The "news" is that the text is now available online, whereas previously it was
only available in print.

Details (if you're interested):

This story is 99% hype.

First, there are several major ancient New Testament manuscripts (Sinaiticus,
Vaticanus, Majority Text, and tons of fragments). We have fragments from the
second and third centuries, and entire versions from the fourth century
(including Codex Sinaiticus). This isn't unusual; most of our manuscripts for
other ancient documents (Plato, Aristotle, Virgil, etc.) come from many
centuries after they were actually written.
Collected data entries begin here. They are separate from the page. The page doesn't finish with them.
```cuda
__device__ inline double exp_newton_one_d(double rho, double yh, double zh) {
  double t = fmax(-zh, 1e-6);
  for (int i = 0; i < 100; i++) {
    const double f = t * (t + zh) / rho / rho - yh / rho + log(t / rho) + 1.0;
    const double fp = (2.0 * t + zh) / rho / rho + 1.0 / t;
    t -= f / fp;
    if (t <= -zh) return 0.0;
    if (t <= 0.0) return zh;
    if (fabs(f) < 1e-13) break;
  }
  return t + zh;
}
__device__ inline double exp_calc_grad(const double *v, double *x, double rho) {
  x[2] = exp_newton_one_d(rho, v[1], v[2]);
  x[1] = (x[2] - v[2]) * x[2] / rho;
  x[0] = v[0] - rho;
  if (x[1] <= 1e-12) return x[0];
  return x[0] + x[1] * log(x[1] / x[2]);
}
__device__ inline double exp_h(double r, double s, double t, double rho, double *y, double *mu) {
  const double E = exp(rho), id = 1.0 / (rho + E * E);
  *y = (r + t * E) * id;
  *mu = (r * E - t * rho) * id;
  return *y + *mu * E * (1.0 - rho) - s;
}
__device__ inline bool exp_newton_rho(double r, double s, double t, double *rho0, double *x) {
  double rho = (rho0 && *rho0 == *rho0) ? *rho0 : (s > 0 ? fmin(fmax(r / s, -20.0), 20.0) : (t > 0 && r > 0 ? fmin(log(fmax(t, 1e-300) / fmax(r, 1e-300)) , 20.0) : 0.0));
  const double scale = fmax(1.0, fmax(fabs(r), fmax(fabs(s), fabs(t))));
  double y, mu, hv = exp_h(r, s, t, rho, &y, &mu);
  for (int it = 0; it < 30; it++) {
    if (!(hv == hv)) return false;
    if (fabs(hv) <= 1e-15 * scale) break;
    const double E = exp(rho), den = rho + E * E;
    const double yp = (t * E * den - (r + t * E) * (1.0 + 2.0 * E * E)) / (den * den);
    const double mup = (yp + y) * E;
    const double hp = yp + mup * E * (1.0 - rho) - mu * E * rho;
    if (hp == 0.0 || !(hp == hp)) return false;
    double step = -hv / hp, rn, yn, mn, hn;
    int bt = 0;
    bool stalled = false;
    for (;; bt++) {
      rn = rho + step;
      hn = exp_h(r, s, t, rn, &yn, &mn);
      if (hn == hn && fabs(hn) < fabs(hv)) break;
      if (bt == 12) { stalled = true; break; }
      step *= 0.5;
    }
    if (stalled) {
      if (fabs(hv) <= 1e-11 * scale) break;
      return false;
    }
    const bool tiny = fabs(step) <= 1e-15 * fmax(1.0, fabs(rn));
    rho = rn; hv = hn; y = yn; mu = mn;
    if (tiny) break;
  }
  if (!(fabs(hv) <= 1e-11 * scale) || !(y > 0)) return false;
  const double E = exp(rho);
  const double px = y * rho, py = y, pz = y * E;
  const double dx = r - px, dy = s - py, dz = t - pz;
  const double na = E >= 1.0 ? 1.0 : E, n0 = na, n1 = na * (1.0 - rho), n2 = E >= 1.0 ? -1.0 / E : -1.0;
  const double nn = sqrt(n0 * n0 + n1 * n1 + n2 * n2), mu2 = (dx * n0 + dy * n1 + dz * n2) / nn;
  if (!(mu2 >= -1e-13 * scale)) return false;
  if (fabs(dx - mu2 * n0 / nn) > 1e-9 * scale || fabs(dy - mu2 * n1 / nn) > 1e-9 * scale || fabs(dz - mu2 * n2 / nn) > 1e-9 * scale) return false;
  if (fabs(px * dx + py * dy + pz * dz) > 1e-9 * scale * scale) return false;
  x[0] = px; x[1] = py; x[2] = pz;
  if (rho0) *rho0 = rho;
  return true;
}
__device__ inline bool exp_newton_multi(double r, double s, double t, double *rho0, double *x) {
  if (exp_newton_rho(r, s, t, rho0, x)) return true;
  const double starts[6] = {0.0, -1.0, 1.0, -3.0, 3.0, 8.0};
#pragma unroll 1
  for (int k = 0; k < 6; k++) {
    double g = starts[k];
    if (exp_newton_rho(r, s, t, &g, x)) { if (rho0) *rho0 = g; return true; }
  }
  return false;
}
__device__ inline int proj_exp_unit(double *v, double *rho0) {
  const double r = v[0], s = v[1], t = v[2];
  if ((s > 0 && s * exp(fmin(r / s, 700.0)) - t <= 1e-13) || (r <= 0 && s == 0 && t >= 0)) return 0;
  if ((r > 0 && r * exp(fmin(s / r, 700.0)) + 2.718281828459045 * t <= 1e-13) || (r == 0 && s <= 0 && t <= 0)) { v[0] = v[1] = v[2] = 0; return 1; }
  if (r < 0 && s < 0) { v[1] = 0.0; v[2] = fmax(t, 0.0); return 2; }
  double x[3];
  if (exp_newton_multi(r, s, t, rho0, x)) { v[0] = x[0]; v[1] = x[1]; v[2] = x[2]; return 3; }
  if (rho0) *rho0 = nan("");
  double lb = 0.0, ub = 0.125;
  while (exp_calc_grad(v, x, ub) > 0 && ub < 1e300) { lb = ub; ub *= 2.0; }
  for (int i = 0; i < 200; i++) {
    const double rho = 0.5 * (ub + lb), g = exp_calc_grad(v, x, rho);
    if (g > 0) lb = rho; else ub = rho;
    if (ub - lb < 1e-10 * fmax(1.0, rho)) break;
  }
// ... 249 lines not shown
```

Baseline: 252,900.

## Overlap Cholesky diagonal-block factorization with worker panel updates via named barrier

Restructures the blocked packed Cholesky-inverse so warp 0 computes the first panel row-block and then immediately does the next diagonal-block trailing update and factorization, signalling worker warps through a named barrier (bar.arrive/bar.sync 1) rather than a full __syncthreads. Worker warps do the remaining panel rows, the store of the previous inverse rows, and the inverse and trailing tiles, with the trailing tile loads batched two at a time to raise memory-level parallelism. One block-wide barrier per column step is removed. The failure flag is double-buffered so the early diagonal factorization does not race with the current step's check. The cost is more complex synchronization and a risk of subtle races.

```diff
diff --git a/cvxpylayers_b200/csrc/common.cuh b/cvxpylayers_b200/csrc/common.cuh
--- a/cvxpylayers_b200/csrc/common.cuh
+++ b/cvxpylayers_b200/csrc/common.cuh
@@ -710,23 +710,30 @@
   return q;
 }
 #ifdef BC_CHOLPROF
-#define CP_STAMP(k) if (prof && t == 0) { const long long now_ = clock64(); atomicAdd(prof + (k), (unsigned long long)(now_ - tt)); tt = now_; }
+#define CP_MARK(who) if (prof && t == (who)) tt = clock64();
+#define CP_STAMP(k, who) if (prof && t == (who)) { const long long now_ = clock64(); atomicAdd(prof + (k), (unsigned long long)(now_ - tt)); tt = now_; }
 #else
-#define CP_STAMP(k)
+#define CP_MARK(who)
+#define CP_STAMP(k, who)
 #endif
 static __device__ __noinline__ bool chol_inv_packed(double *K, int n, double *tmp, unsigned long long *prof = nullptr) {
   const int T = blockDim.x, t = threadIdx.x, lane = t & 31, warp = t >> 5, nw = T >> 5;
   const int W = nw > 1 ? nw - 1 : 1, w0 = nw > 1 ? warp - 1 : 0, held = chol_held_cols(T);
+  const int Tw = 32 * W, tw = t - (T - Tw);
+  const bool worker = warp > 0 || nw == 1;
   const int lds = max(0, 8 * ((n + 7) >> 3) - held);
   double *Tst = tmp, *flag = tmp + 8 * lds;
   double h0 = 0.0, h1 = 0.0;
   long long t0 = 0;
   if (prof && t == 0) t0 = clock64();
 #ifdef BC_CHOLPROF
-  long long tt = t0;
+  long long tt = clock64();
+  const int tw0 = T - Tw;
 #endif
   const int fr = lane >> 2, fc = lane & 3;
   auto rowp = [&](int i) { return K + ((i * (i + 1)) >> 1); };
+  auto nb_sync = [&] { asm volatile("bar.sync 1, %0;" : : "r"(nw > 1 ? T : 32) : "memory"); };
+  auto nb_arrive = [&] { asm volatile("bar.arrive 1, %0;" : : "r"(T) : "memory"); };
   auto put_m = [&](int r0, int jb, const Tri4 &q) {
     double *D0 = rowp(r0) + r0;
     D0[0] = q.m00;
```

Second, these manuscripts often disagree on wording, but they rarely disagree
on content. Definitely not "markedly different". They were orally dictated to
scribes, not reprinted by a printing press, which is how many of the
differences were introduced.

Third, the "no resurrection" business is false. One of the four gospels - Mark
- ends with some of Jesus' followers finding an empty tomb, and an angel
saying that Jesus had rose from the dead. End of text. It doesn't actually
follow Jesus around post-resurrection. But that's different than not including
a resurrection, and it's really, really old news.

------
tokenadult
What do you think of the user interface of this new website? Besides the
server not being able to keep up with demand after today's news, it seems that
there is a rather glaring lack of usability.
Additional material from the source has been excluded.